--- ENTRIES SUPPLIED Enclosed Below ---

def lib():
    global _lib
    if _lib is None:
        if not os.path.exists(_build.LIB):
            raise ImportError(f"{_build.LIB} is missing: run `python -c 'import __graft_entry__ as g; g.build()'` "
                              "(there is no CPU fallback)")
        import sys
        if "torch" not in sys.modules:
            try:
                import torch
            except ImportError:
                pass
        L = C.CDLL(_build.LIB)
        vp, i64, i32 = C.c_void_p, C.c_int64, C.c_int
        L.femto_amd_open.argtypes = [C.c_char_p, i32, C.POINTER(vp)]
        L.femto_amd_close.argtypes = [vp]
        L.femto_amd_close.restype = None
        L.femto_amd_last_error.restype = C.c_char_p
        L.femto_amd_info.argtypes = [vp, C.POINTER(Info)]
        L.femto_amd_count_flat.argtypes = [vp, i64, vp, vp, vp, vp, vp]
        L.femto_amd_count_bytes.argtypes = [vp, i64, vp, vp, vp, vp, vp]
        L.femto_amd_locate_flat.argtypes = [vp, i64, vp, vp, vp, i32, vp, vp, vp, i64, C.POINTER(i64)]
        L.femto_amd_locate_flat_alloc.argtypes = [vp, i64, vp, vp, vp, i32, vp, vp, C.POINTER(vp), C.POINTER(i64)]
        L.femto_amd_parallel_locate_range.argtypes = [vp, i64, i64, vp]
        L.femto_amd_parallel_count.argtypes = [vp, i32, vp, vp, vp, vp]
        L.femto_amd_parallel_locate.argtypes = [vp, i32, vp, vp, i32, vp, vp]
        L.femto_amd_resolve_location.argtypes = [vp, i64, C.POINTER(i64), C.POINTER(i64)]
        L.femto_amd_document_info.argtypes = [vp, i64, C.POINTER(C.c_char_p), C.POINTER(i64)]
        L.femto_amd_count_device.argtypes = [vp, i64, vp, vp, vp, vp, vp, vp]
        L.femto_amd_locate_plan_device.argtypes = [vp, i64, vp, vp, vp, i32, vp, vp, vp, vp, vp]
        L.femto_amd_locate_walk_device.argtypes = [vp, i64, vp, vp, i64, vp, vp]
        L.femto_amd_locate_device.argtypes = [vp, i64, vp, vp, vp, i32, vp, vp, vp, vp, vp, i64, vp, vp]
        L.femto_amd_pack_counts_device.argtypes = [vp, i64, vp, vp, vp, vp, i64, vp, vp]
        L.femto_amd_trace_lines.argtypes = [vp, i64, vp, vp, vp, i32, vp, vp, C.POINTER(i64)]
        L.femto_amd_open_multi.argtypes = [C.c_char_p, i32, vp, C.POINTER(vp)]
        L.femto_amd_open_multi_striped.argtypes = [C.c_char_p, i32, vp, C.POINTER(vp)]
        L.femto_amd_striped_serve.argtypes = [vp, C.c_char_p, i32]
        L.femto_amd_open_striped_client.argtypes = [C.c_char_p, C.c_char_p, i32, i32, C.POINTER(vp)]
        L.femto_amd_multi_child.argtypes = [vp, i32, C.POINTER(vp)]
        L.femto_amd_device_count.argtypes = [vp]
        L.femto_amd_comm_unique_id.argtypes = [vp]
        L.femto_amd_comm_init.argtypes = [vp, vp, i32, i32]
        L.femto_amd_comm_gather.argtypes = [vp, vp, vp, i64, i32, vp]
        L.femto_amd_comm_info.argtypes = [vp, C.POINTER(i32), C.POINTER(i32)]
        L.femto_amd_regexp_search.argtypes = [vp, vp, i64, i64, vp, vp, vp, C.POINTER(i64)]
        L.femto_amd_regexp_search_approx.argtypes = [vp, vp, i64, i32, i32, i32, i32, i64, vp, vp, vp, vp, C.POINTER(i64)]
        L.femto_amd_regexp_match.argtypes = [vp, i64, vp, i64]
        L.femto_amd_options_init.argtypes = [vp]
        L.femto_amd_options_init.restype = None
        L.femto_amd_open_opts.argtypes = [C.c_char_p, i32, vp, C.POINTER(vp)]
        L.femto_amd_host_pipeline_stats.argtypes = [vp, vp]
        L.femto_amd_key_format.argtypes = [vp, C.POINTER(i32), C.POINTER(i32), vp]
        L.femto_amd_pack_keys_device.argtypes = [vp, i64, vp, vp, vp, vp, vp, vp]
        L.femto_amd_locate_keys_device.argtypes = [vp, i64, vp, i32, vp, vp, vp, vp, vp, vp, i64, vp, vp]
        L.femto_amd_regexp_compile.argtypes = [vp, i64, i32, i32, i32, i32, C.POINTER(vp)]
        L.femto_amd_regexp_nfa.argtypes = [vp]
        L.femto_amd_regexp_nfa.restype = C.POINTER(NfaStruct)
        L.femto_amd_regexp_free.argtypes = [vp]
        L.femto_amd_regexp_free.restype = None
        L.femto_amd_nfa_search_batch.argtypes = [vp, i64, vp, i64, vp, vp, vp, vp, vp, vp, C.POINTER(i64)]
        L.femto_amd_nfa_stats.argtypes = [vp, vp]
        if hasattr(L, "femto_amd_lf_steps_device"):
            L.femto_amd_lf_steps_device.argtypes = [vp, i64, vp, vp, vp, vp]
        L.femto_amd_key_table_id.argtypes = [vp, C.POINTER(C.c_uint64)]
        L.femto_amd_set_option.argtypes = [vp, C.c_char_p, i32]
        L.femto_amd_block_requests.argtypes = [vp, i64, vp, vp, vp, vp, vp]
        L.femto_amd_kernel_time_ms.argtypes = [vp, C.c_char_p, C.POINTER(C.c_double), C.POINTER(i64)]
        L.femto_amd_kernel_time_reset.argtypes = [vp]
        L.femto_amd_kernel_time_reset.restype = None
        L.femto_amd_kernel_time_enable.argtypes = [vp, i32]
        L.femto_amd_kernel_time_enable.restype = None
        L.femto_amd_build_index.argtypes = [C.c_char_p, i32, vp, vp, vp, C.c_char_p, i32]
        L.femto_amd_build_index_from_sa.argtypes = [C.c_char_p, i32, vp, vp, vp, C.c_char_p, vp]
        L.femto_amd_forward_steps.argtypes = [vp, i64, vp, vp, vp, vp]
        L.femto_amd_resolve_batch.argtypes = [vp, i64, vp, vp, vp]
        L.femto_amd_resolve_device.argtypes = [vp, vp, i64, vp, vp, vp, vp, vp]
        L.femto_amd_query_compile.argtypes = [vp, i64, i32, C.POINTER(vp)]
        L.femto_amd_regexp_literal.argtypes = [vp, C.POINTER(vp), C.POINTER(i64)]
        L.femto_amd_regexp_echo.argtypes = [vp]
        L.femto_amd_regexp_echo.restype = C.c_char_p
        L.femto_amd_query_echo.argtypes = [vp, i64, i32, i32, vp, i64]
        L.femto_amd_set_rank_mode.argtypes = [vp, i32]
        L.femto_amd_get_rank_mode.argtypes = [vp]
        L.femto_amd_pack_info.argtypes = [vp, C.POINTER(i32), C.POINTER(i64), C.POINTER(C.c_double), C.POINTER(i32)]
        L.femto_amd_structures.argtypes = [vp, vp, i32]
        L.femto_amd_flatten_index.argtypes = [C.c_char_p, C.c_char_p]
        L.femto_amd_bseq_encode.argtypes = [vp, i64, i32, vp, i64, C.POINTER(i64)]
        L.femto_amd_open_split.argtypes = [C.c_char_p, i32, i32, i32, C.POINTER(vp)]
        L.femto_amd_split_export.argtypes = [vp, vp]
        L.femto_amd_split_attach.argtypes = [vp, i32, vp]
        L.femto_amd_split_attach_local.argtypes = [vp, vp]
        L.femto_amd_split_commit.argtypes = [vp]
        L.femto_amd_split_info.argtypes = [vp, C.POINTER(i32), C.POINTER(i32), C.POINTER(i64), C.POINTER(i64)]
        L.femto_amd_extractor_open.argtypes = [vp, i32, i32, C.POINTER(vp)]
        L.femto_amd_extractor_free.argtypes = [vp]
        L.femto_amd_extractor_free.restype = None
        L.femto_amd_extractor_info.argtypes = [vp, C.POINTER(i32), C.POINTER(i32), C.POINTER(i64), C.POINTER(C.c_double)]
        L.femto_amd_extractor_eof_rows.argtypes = [vp, vp, i64]
        L.femto_amd_extract_device.argtypes = [vp, i64, vp, vp, vp, vp, vp]
        L.femto_amd_context_device.argtypes = [vp, i64, vp, vp, vp, i32, i32, vp, vp, vp]
        L.femto_amd_extract.argtypes = [vp, i64, vp, vp, vp, vp]
        L.femto_amd_context.argtypes = [vp, i64, vp, vp, i32, i32, vp, vp]
        L.femto_amd_extract_document.argtypes = [vp, i64, C.POINTER(vp), C.POINTER(i64)]
        L.femto_amd_doclist_info.argtypes = [C.POINTER(i32), C.POINTER(i32)]
        L.femto_amd_doclist_device.argtypes = [vp, i64, vp, vp, i64, vp, vp, vp, vp, vp, vp, vp, vp, vp, vp]
        L.femto_amd_docset_device.argtypes = [vp, i64, vp, vp, vp, vp, vp, vp, vp, vp, vp, i64, vp, vp]
        L.femto_amd_doclist.argtypes = [vp, i64, vp, vp, vp, i32, vp, C.POINTER(vp), C.POINTER(vp), C.POINTER(i64)]
        L.femto_amd_docset.argtypes = [vp, i64, vp, vp, vp, vp, vp, vp, vp, vp, C.POINTER(vp), C.POINTER(i64)]
        L.femto_amd_docpos_info.argtypes = [C.POINTER(i32)]
        L.femto_amd_docpos_device.argtypes = [vp, i64, vp, vp, vp, vp, vp, vp, vp, vp, vp, vp, vp, vp, vp, i64, vp, vp]
        L.femto_amd_docpos_documents_device.argtypes = [vp, i64, vp, vp, vp, vp, i64, vp, vp]
        L.femto_amd_docpos.argtypes = [vp, i64, vp, vp, vp, vp, vp, vp, vp, vp, vp, vp, vp, C.POINTER(vp), C.POINTER(vp), C.POINTER(i64)]
        L.femto_amd_proximity.argtypes = [vp, i64, vp, vp, vp, vp, vp, vp, vp, vp, i32, vp, C.POINTER(vp), C.POINTER(vp), C.POINTER(i64)]
        L.femto_amd_bquery_compile.argtypes = [vp, i64, i32, C.POINTER(vp)]
        L.femto_amd_bquery_info.argtypes = [vp, C.POINTER(i32), C.POINTER(i32), C.POINTER(i32)]
# ... 303 lines not shown
    def _pairs_back(n, res_starts, pd, po, total):
        if not total.value:
            return res_starts, np.zeros(0, dtype=np.int64), np.zeros(0, dtype=np.int64)
        try:
            return (res_starts, np.ctypeslib.as_array(C.cast(pd, C.POINTER(C.c_int64)), shape=(total.value,)).copy(),
                    np.ctypeslib.as_array(C.cast(po, C.POINTER(C.c_int64)), shape=(total.value,)).copy())
        finally:
            _libc_free(pd)
            _libc_free(po)

    def docpos(self, a_lists, b_lists, ops, distances):
        n = len(ops)

        def pack(lists):
            arrs = [np.asarray(x, dtype=np.int64).reshape(-1, 2) for x in lists]
            ln = np.array([len(x) for x in arrs], dtype=np.int32)
            st = np.zeros(n, dtype=np.int64)
            if n:
                st[1:] = np.cumsum(ln[:-1], dtype=np.int64)
            flat = np.concatenate(arrs) if n and ln.sum() else np.zeros((1, 2), dtype=np.int64)
            return np.ascontiguousarray(flat[:, 0]), np.ascontiguousarray(flat[:, 1]), st, ln

        (ad, ao, sa, na), (bd, bo, sb, nb) = pack(a_lists), pack(b_lists)
        op = np.ascontiguousarray(ops, dtype=np.int32)
        di = np.ascontiguousarray(distances, dtype=np.int32)
        res_starts = np.zeros(n + 1, dtype=np.int64)
        pd, po, total = C.c_void_p(), C.c_void_p(), C.c_int64(0)
        _check(lib().femto_amd_docpos(self._h, n, _ptr(ad), _ptr(ao), _ptr(sa), _ptr(na), _ptr(bd), _ptr(bo), _ptr(sb), _ptr(nb), _ptr(op),
                                      _ptr(di), _ptr(res_starts), C.byref(pd), C.byref(po), C.byref(total)))
        return self._pairs_back(n, res_starts, pd, po, total)

    def proximity(self, left, right, ops, distances, max_occs):
        n = len(ops)
        lp, lf, ls = flatten(left)
        rp, rf, rs = flatten(right)
        op = np.ascontiguousarray(ops, dtype=np.int32)
        di = np.ascontiguousarray(distances, dtype=np.int32)
        res_starts = np.zeros(n + 1, dtype=np.int64)
        pd, po, total = C.c_void_p(), C.c_void_p(), C.c_int64(0)
        _check(lib().femto_amd_proximity(self._h, n, _ptr(lp), _ptr(lf), _ptr(ls), _ptr(rp), _ptr(rf), _ptr(rs), _ptr(op), _ptr(di),
                                         int(max_occs), _ptr(res_starts), C.byref(pd), C.byref(po), C.byref(total)))
        return self._pairs_back(n, res_starts, pd, po, total)

    def bquery_run_batch(self, queries, max_occs):
        n = len(queries)
        handles = (C.c_void_p * max(1, n))(*[q._h for q in queries])
        res_starts = np.zeros(n + 1, dtype=np.int64)
        res_type = np.zeros(max(1, n), dtype=np.int32)
        pd, po, total = C.c_void_p(), C.c_void_p(), C.c_int64(0)
        _check(lib().femto_amd_bquery_run_batch(self._h, n, C.cast(handles, C.c_void_p), int(max_occs), _ptr(res_starts), _ptr(res_type),
                                                C.byref(pd), C.byref(po), C.byref(total)))
        return (res_starts, res_type[:n]) + self._pairs_back(n, res_starts, pd, po, total)[1:]

    def docpos_device(self, npairs, d_a_doc, d_a_off, d_a_start, d_a_n, d_b_doc, d_b_off, d_b_start, d_b_n, d_op, d_distance, d_res_starts,
                      d_res_doc, d_res_off, res_capacity, d_res_total, stream=0):
        _check(lib().femto_amd_docpos_device(self._h, int(npairs), d_a_doc or None, d_a_off or None, d_a_start or None, d_a_n or None,
                                             d_b_doc or None, d_b_off or None, d_b_start or None, d_b_n or None, d_op or None,
                                             d_distance or None, d_res_starts or None, d_res_doc or None, d_res_off or None,
                                             int(res_capacity), d_res_total or None, stream or None))

    def docpos_documents_device(self, nlists, d_starts, d_pair_doc, d_doc_starts, d_docs, doc_capacity, d_total, stream=0):
        _check(lib().femto_amd_docpos_documents_device(self._h, int(nlists), d_starts or None, d_pair_doc or None, d_doc_starts or None,
                                                       d_docs or None, int(doc_capacity), d_total or None, stream or None))

    def count_device(self, npats, d_plen, d_pats, d_starts, d_first, d_last, stream=0):
        _check(lib().femto_amd_count_device(self._h, npats, d_plen, d_pats, d_starts, d_first, d_last or None,
                                            stream or None))

    def locate_plan_device(self, npats, d_plen, d_pats, d_starts, max_occs, d_first, d_last, d_noccs, d_out_starts,
                           stream=0):
        _check(lib().femto_amd_locate_plan_device(self._h, npats, d_plen, d_pats, d_starts, max_occs, d_first, d_last,
                                                  d_noccs, d_out_starts, stream or None))

    def pack_counts_device(self, npats, d_first, d_last, d_counts8, d_big, big_capacity, d_big_n, stream=0):
        _check(lib().femto_amd_pack_counts_device(self._h, npats, d_first, d_last, d_counts8, d_big or None, big_capacity, d_big_n,
                                                  stream or None))

    def locate_walk_device(self, npats, d_first, d_out_starts, total, d_offsets, stream=0):
        _check(lib().femto_amd_locate_walk_device(self._h, npats, d_first, d_out_starts, total, d_offsets,
                                                  stream or None))

    def locate_device(self, npats, d_plen, d_pats, d_starts, max_occs, d_first, d_last, d_noccs, d_out_starts, d_offsets,
                      capacity, d_total, stream=0):
        _check(lib().femto_amd_locate_device(self._h, npats, d_plen, d_pats, d_starts, max_occs, d_first, d_last, d_noccs,
                                             d_out_starts, d_offsets, capacity, d_total, stream or None))

    TRACE_REGIONS = ("pack_lines", "level_table", "suffix_array", "level1_lines", "level2_lines", "text", "isa", "rank_units", "char_rank_lines",
                     "context_table")

    def trace_lines(self, npats, d_plen, d_pats, d_starts, max_occs):
        cl = np.zeros(10, dtype=np.int64)
        ll = np.zeros(10, dtype=np.int64)
        rows = C.c_int64(0)
        _check(lib().femto_amd_trace_lines(self._h, npats, d_plen, d_pats, d_starts, max_occs, _ptr(cl), _ptr(ll), C.byref(rows)))
        return dict(zip(self.TRACE_REGIONS, cl.tolist())), dict(zip(self.TRACE_REGIONS, ll.tolist())), rows.value

    def trace_reads(self):
        cr = np.zeros(10, dtype=np.int64)
        lr = np.zeros(10, dtype=np.int64)
        _check(lib().femto_amd_trace_reads(self._h, _ptr(cr), _ptr(lr)))
        return dict(zip(self.TRACE_REGIONS, cr.tolist())), dict(zip(self.TRACE_REGIONS, lr.tolist()))

    @staticmethod
    def comm_unique_id():
        blob = C.create_string_buffer(128)
        _check(lib().femto_amd_comm_unique_id(blob))
        return blob.raw

    def comm_init(self, id128, nranks, rank):
        _check(lib().femto_amd_comm_init(self._h, C.create_string_buffer(bytes(id128), 128), int(nranks), int(rank)))

    def comm_info(self):
        n, r = C.c_int(0), C.c_int(0)
        _check(lib().femto_amd_comm_info(self._h, C.byref(n), C.byref(r)))
        return {"nranks": n.value, "rank": r.value}

    def comm_gather(self, d_send, d_recv, bytes_per_rank, root=0, stream=0):
        _check(lib().femto_amd_comm_gather(self._h, d_send, d_recv or None, int(bytes_per_rank), int(root), stream or None))

    def key_format(self):
        bits, syms = C.c_int32(), C.c_int32()
        table = np.zeros(261, dtype=np.uint8)
        _check(lib().femto_amd_key_format(self._h, C.byref(bits), C.byref(syms), _ptr(table)))
        return bits.value, syms.value, table

    def lf_steps_device(self, n, d_rows, d_next, d_off, stream=0):
        _check(lib().femto_amd_lf_steps_device(self._h, int(n), d_rows, d_next, d_off, stream or None))

    def key_table_id(self):
        v = C.c_uint64(0)
        _check(lib().femto_amd_key_table_id(self._h, C.byref(v)))
        return v.value

    def pack_keys_device(self, npats, d_plen, d_pats, d_starts, d_keys, d_bad, stream=0):
        _check(lib().femto_amd_pack_keys_device(self._h, int(npats), d_plen, d_pats, d_starts, d_keys, d_bad, stream or None))

    def locate_keys_device(self, npats, d_keys, max_occs, d_ranges32, d_first, d_last, d_noccs, d_out_starts, d_offsets, capacity, d_total,
                           stream=0):
        _check(lib().femto_amd_locate_keys_device(self._h, int(npats), d_keys, int(max_occs), d_ranges32 or None, d_first or None,
                                                  d_last or None, d_noccs or None, d_out_starts or None, d_offsets or None,
                                                  int(capacity), d_total or None, stream or None))

    def nfa_search_batch(self, nfas, max_results=1 << 20):
        if isinstance(nfas, NfaBatch):
            n, arr = nfas.n, nfas.arr
        else:
            nfas = list(nfas)
            n = len(nfas)
            arr = (NfaStruct * max(1, n))(*[a.struct() for a in nfas])
        start = np.zeros(n + 1, dtype=np.int64)
        status = np.zeros(max(1, n), dtype=np.int32)
        m = max(0, int(max_results))
        first, last = np.zeros(max(1, m), dtype=np.int64), np.zeros(max(1, m), dtype=np.int64)
        mlen, cost = np.zeros(max(1, m), dtype=np.int32), np.zeros(max(1, m), dtype=np.int32)
        tot = C.c_int64(0)
        self.last_total = 0
        try:
            _check(lib().femto_amd_nfa_search_batch(self._h, n, C.cast(arr, C.c_void_p), m, _ptr(start), _ptr(first), _ptr(last), _ptr(mlen),
                                                    _ptr(cost), _ptr(status), C.byref(tot)))
        finally:
            self.last_total = tot.value
        k = tot.value if m else 0
        return start, first[:k], last[:k], mlen[:k], cost[:k], status[:n]

    def regexp_search_batch(self, regexes, max_results=1 << 20, approx=None):
        return self.nfa_search_batch([Nfa.from_regex(r, approx) for r in regexes], max_results)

--- End of Enclosed ENTRIES SUPPLIED ---

* [EXERCISE PROMPT]
Only the lines above from the one with "L.femto_amd_forward_steps.argtypes = [vp, i64, vp, vp, vp, vp]" up to and including the one with "L.femto_amd_get_rank_mode.argtypes = [vp]" should be repeated, exactly as written.

* [EXERCISE RESULT]
        L.femto_amd_forward_steps.argtypes = [vp, i64, vp, vp, vp, vp]
        L.femto_amd_resolve_batch.argtypes = [vp, i64, vp, vp, vp]
        L.femto_amd_resolve_device.argtypes = [vp, vp, i64, vp, vp, vp, vp, vp]
        L.femto_amd_query_compile.argtypes = [vp, i64, i32, C.POINTER(vp)]
        L.femto_amd_regexp_literal.argtypes = [vp, C.POINTER(vp), C.POINTER(i64)]
        L.femto_amd_regexp_echo.argtypes = [vp]
        L.femto_amd_regexp_echo.restype = C.c_char_p
        L.femto_amd_query_echo.argtypes = [vp, i64, i32, i32, vp, i64]
        L.femto_amd_set_rank_mode.argtypes = [vp, i32]
        L.femto_amd_get_rank_mode.argtypes = [vp]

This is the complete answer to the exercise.